Asia
local food, people and weather

On the 3 or so days we travelled from Hue to Hoi An, we experienced Vietnam in all aspects and elements. We were escorted on the private tour by a driver and a guide and learnt a great deal about life in Vietnam. As part of the tour, we visited the Healing the Wounded Heart Shop – a charity that supports people who have disabilities or are disadvantaged. The young men who work there make products from recycled goods to sell in the shop. We were able to meet about 5-6 of them, most of whom had hearing impairments. But despite the language and communication barrier, they still managed to have a conversation with us and we enjoyed a laugh together.
Next stop was to visit two schools:
(1) the first was a primary school educating children with cerebral palsy, Down syndrome and autism
(2) the second was a secondary boarding school educating youth from families who are very poor and live too far from a school.
It is amazing with the limited funding that they have what the teachers and schools do for these kids.
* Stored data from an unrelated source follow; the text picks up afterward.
# AgamChopra/TorchRegister

Hardware: AMD Instinct MI355X
Metric: registration iterations/sec (3D 256^3 fp32, affine+NCC) (higher is better)
Workload: dtype f32; 1 GPU; 3D 256^3 fp32 affine+NCC, 8 independent pairs per GPU (BASELINE.json configs[3] share of one GPU), ADAM on theta; pairs_per_gpu=8, pairs_total=8, loss=NCC(alpha=100), optimizer=adam, preconditioning=100 untimed iterations before the warm-up (clock settling); value_cold has none, parallelism=1 x independent shards, no collective

## Files before the change

include/trx.h:

```cpp
#ifndef TRX_H
#define TRX_H

#include <stddef.h>
#include <stdint.h>

#ifdef __cplusplus
extern "C" {
#endif

#define TRX_VERSION 240
#define TRX_PSTRIDE 12

typedef enum {
    TRX_OK = 0,
    TRX_ERR_ARG = -1,
    TRX_ERR_NDIM = -2,
    TRX_ERR_WORKSPACE = -3,
    TRX_ERR_HIP = -4,
    TRX_ERR_CAPACITY = -5
} trx_status;

#define TRX_FLAG_GATHER_PATH 1u
#define TRX_FLAG_SINGLE_GEOM 2u
#define TRX_FLAG_TWO_PASS_FLOW 4u
#define TRX_FLAG_DEEP_TILE 8u
#define TRX_FLAG_SAVE_LAST 256u
#define TRX_FLAG_NEAREST 128u
#define TRX_FLAG_NO_ZSTREAM 32u
#define TRX_FLAG_ZSTREAM 64u
#define TRX_FLAG_NO_EFT 512u
#define TRX_FLAG_EFT 1024u
#define TRX_FLAG_ZS_FUSED 2048u
#define TRX_FLAG_WALK_DOWN 8192u
#define TRX_FLAG_NO_PINGPONG 16384u
#define TRX_FLAG_NO_ZS_FLAT 4096u
#define TRX_FLAG_ONE_KERNEL 32768u
#define TRX_FLAG_NO_CARRY 65536u
#define TRX_FLAG_NO_ROT_DEEP_TILE 16u

typedef struct {
    const float *moving;
    const float *target;
    size_t moving_stride;
    size_t target_stride;
    int ndim, B, D, H, W;
    const float *xn, *yn, *zn;
    unsigned flags;
} trx_volumes;

typedef struct {
    float w_mse, w_ncc, ncc_alpha, w_ssd, ssd_alpha;
} trx_loss_cfg;
// ... 150 lines not shown
```

torchregister_amd/_lib.py:

```python
import ctypes
import os

import torch

_HERE = os.path.dirname(os.path.abspath(__file__))
LIB_PATH = os.path.join(_HERE, "lib", "libtrx.so")

PSTRIDE = 12
OPT_SGD, OPT_ADAM = 0, 1
PARAM_AFFINE, PARAM_RIGID = 0, 1
FLAG_GATHER_PATH, FLAG_SINGLE_GEOM, FLAG_TWO_PASS_FLOW, FLAG_DEEP_TILE, FLAG_NO_ROT_DEEP_TILE, FLAG_NO_ZSTREAM, FLAG_ZSTREAM, FLAG_NEAREST, FLAG_SAVE_LAST = 1, 2, 4, 8, 16, 32, 64, 128, 256
FLAG_NO_EFT, FLAG_EFT = 512, 1024
FLAG_WALK_DOWN, FLAG_NO_PINGPONG = 8192, 16384
FLAG_NO_ZS_FLAT = 4096
FLAG_ONE_KERNEL = 32768
FLAG_NO_CARRY = 65536
FLAG_ZS_FUSED = 2048

c_float_p = ctypes.POINTER(ctypes.c_float)
c_int_p = ctypes.POINTER(ctypes.c_int)


class TrxError(RuntimeError):
    pass


class Volumes(ctypes.Structure):
    _fields_ = [("moving", ctypes.c_void_p), ("target", ctypes.c_void_p),
                ("moving_stride", ctypes.c_size_t), ("target_stride", ctypes.c_size_t),
                ("ndim", ctypes.c_int), ("B", ctypes.c_int), ("D", ctypes.c_int), ("H", ctypes.c_int), ("W", ctypes.c_int),
                ("xn", ctypes.c_void_p), ("yn", ctypes.c_void_p), ("zn", ctypes.c_void_p), ("flags", ctypes.c_uint)]
# ... 123 lines not shown
```

torchregister_amd/csrc/affine.hip:

```cpp
#ifdef TRX_DEV
#include <cstdlib>
#endif
#include "trx_dev.h"

#include "trx_common.h"

namespace trx {

struct AffineGeom {
    int TX, TY, logTX, RPT, nxseg, nychunk, nblk;
};
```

Hoi An is a gorgeous quaint town where the historical centre is so well-preserved. It probably doesn’t quite compare to Pingyao in China but it certainly is not far off. All the facades are painted a pale yellow and practically identical – it is easy to lose yourself in the woven streets. Now if you have never been to Hoi An, you would probably not believe that you can get a tailor-made suit/s, jacket, dress, shirt (anything that you can think of – a work colleague even had shoes made) in a matter of hours. The streets are lined with pale yellow shops and the pale yellow shows are filled with tailors and fabrics – so plentiful you feel overwhelmed to have to “choose” one over the other. And amazingly, any fabric, colour or style will be made especially for you in less than no time or overnight (and sometimes delivered to your hotel)! When do these people ever sleep? They certainly are hard-working people who take great pride in what they do.
Actually while we were in Hoi An there was a tropical storm making its way to the area and so we were getting the full experience of the preparations – there was broadcasting of the news through speakers of a van that drove around the streets and regular updates by the same van throughout the day. We were a little nervous by this tropical storm but the locals did not appear too concerned. In fact, it worried us a little more when our tour guide decided to get us onto an earlier flight out as apparently it was going to be pretty fierce! The morning we flew out the rain was tremendously forceful on the roof of the hotel. We had luckily timed our stay perfectly.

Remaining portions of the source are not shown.